I've got a Hannah Checker and a Pinpoint pH tester. Neither of them works right now and I suspect it's because the probes are old and dried out. A Hannah replacement probe is +$20 and the Pinpoint is +$45. I know some of you are having good luck with the Pinpoint but is anyone using the Hannah? 

What about the Milwaukee pH 600? I've seen identical "no name" units on the web for $15. Are these any good? How can one point calibration be accurate?


----------



## OVT (Aug 26, 2010)

Gee, the web browser ate my reply


----------



## Aquaticz (May 22, 2009)

I use a hanna PH5. I suggest you call them as I did because the instructions do not tell you how to reset. They were very nice and walked me through it. Best if you use both buffers to calibrate.
Having said that I was at a meet and picked up a brand new Milwalkee for.... 20 bucks!. They sell for 50


----------



## OVT (Aug 26, 2010)

I've been using Hanna 4 for 3 years and love it.

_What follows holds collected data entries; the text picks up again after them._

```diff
diff --git a/mm-diffusion_amd/mm_diffusion/ops.py b/mm-diffusion_amd/mm_diffusion/ops.py
--- a/mm-diffusion_amd/mm_diffusion/ops.py
+++ b/mm-diffusion_amd/mm_diffusion/ops.py
@@ -341,7 +341,7 @@
 
 
 def _tile_name(tile):
-    return {129: "128glds", 130: "128halo", 131: "strip", 132: "128ring", 133: "256halo"}.get(tile, tile)
+    return {129: "128glds", 130: "128halo", 131: "strip", 132: "128ring", 133: "256halo", 138: "frame"}.get(tile, tile)
 
 
 _RING_MODE = os.environ.get("MMD_GEMM_RING", "1")
@@ -352,6 +352,20 @@
     kstep = 128 // x.element_size()
     return (_RING_MODE != "0" and Cin % kstep == 0 and (Cin * ntaps) // kstep >= 4
             and ((M + 127) // 128) * ((Cout + 127) // 128) <= 384)
+
+
+_FCONV_MODE = os.environ.get("MMD_GEMM_FCONV", "1")
+
+
+def fconv_tile_ok(x, Cout, taps, dims):
+    M, Cin = x.shape
+    return (x.dtype == torch.bfloat16 and tuple(tuple(t) for t in taps) == tuple(TAPS_SPATIAL) and int(dims[1]) == 8 and int(dims[2]) == 8
+            and int(dims[0]) * 64 == M and Cin % 128 == 0 and Cin <= 1024 and Cout % 64 == 0
+            and ((M - 1) * x.stride(0) + Cin) * 2 < 2 ** 31 - 1)
+
+
+def fconv_tile_candidate(x, Cout, taps, dims, stats=None):
+    return _FCONV_MODE != "0" and stats is None and fconv_tile_ok(x, Cout, taps, dims)
 
 
 def conv_gemm(x, w, bias, taps=TAPS_1, dims=(1, 1, 1), residual=None, out=None, tile=0, stats=None):
@@ -375,6 +389,8 @@
         cands = (128, 129) if stats is not None else (64, 128, 129) + ((130,) if HALO_CANDIDATE and halo_tile_ok(x, taps, dims) else ())
         if ring_tile_candidate(x, Cout, nt):
             cands = cands + (132,)
+        if fconv_tile_candidate(x, Cout, taps, dims, stats):
+            cands = cands + (138,)
         tile = _pick_tile((es, M, Cin, nt, Cout, residual is not None, False, tuple(dims) if 130 in cands else None),
                           lambda t: H.call("mmd_conv_gemm", *base, t, H.stream_handle()), M, Cout, cands, out=out, scratch=(x, residual))
     flops = 2 * M * Cout * Cin * nt
```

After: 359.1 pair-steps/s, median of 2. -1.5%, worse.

Finally had to replace the electrode, could not find one cheaper then $45 

One-point calibration works, sort of, if you do not test a wide range. pH range was invented in 1909 and is a negative log of H3O+ (hydronium ion) cencentration in a substance. pH of 7 is equal to 0.0000001 mol/l concentration. Above that concentration, the substance is acid, below, the substance is basic.

In theory, a one point change (1.0) in pH means that the hydroniom ion concentration potential (voltage) went up or down by about 59.16mV at 25C. Taking a simplistic approach, with one-point calibration we asume that change in voltage is linear in proportion to the ion concentration. Calibrate at 7.0, adjust for temp, plug the voltage in the liner function and you have your "estimated" pH.

2- and 3- point calibration method goes a bit farther and splits the linear relationship into 2 or 3 linear segments. The makes your estimated pH more accurate at wider ranges.

Why not just measure the voltage due to the concentration of hydronim ion in an object and give us the exact pH value? Well, probes that can measure voltage due to hydronium ion ONLY and do it with 1/billion precision are a bit expensive


----------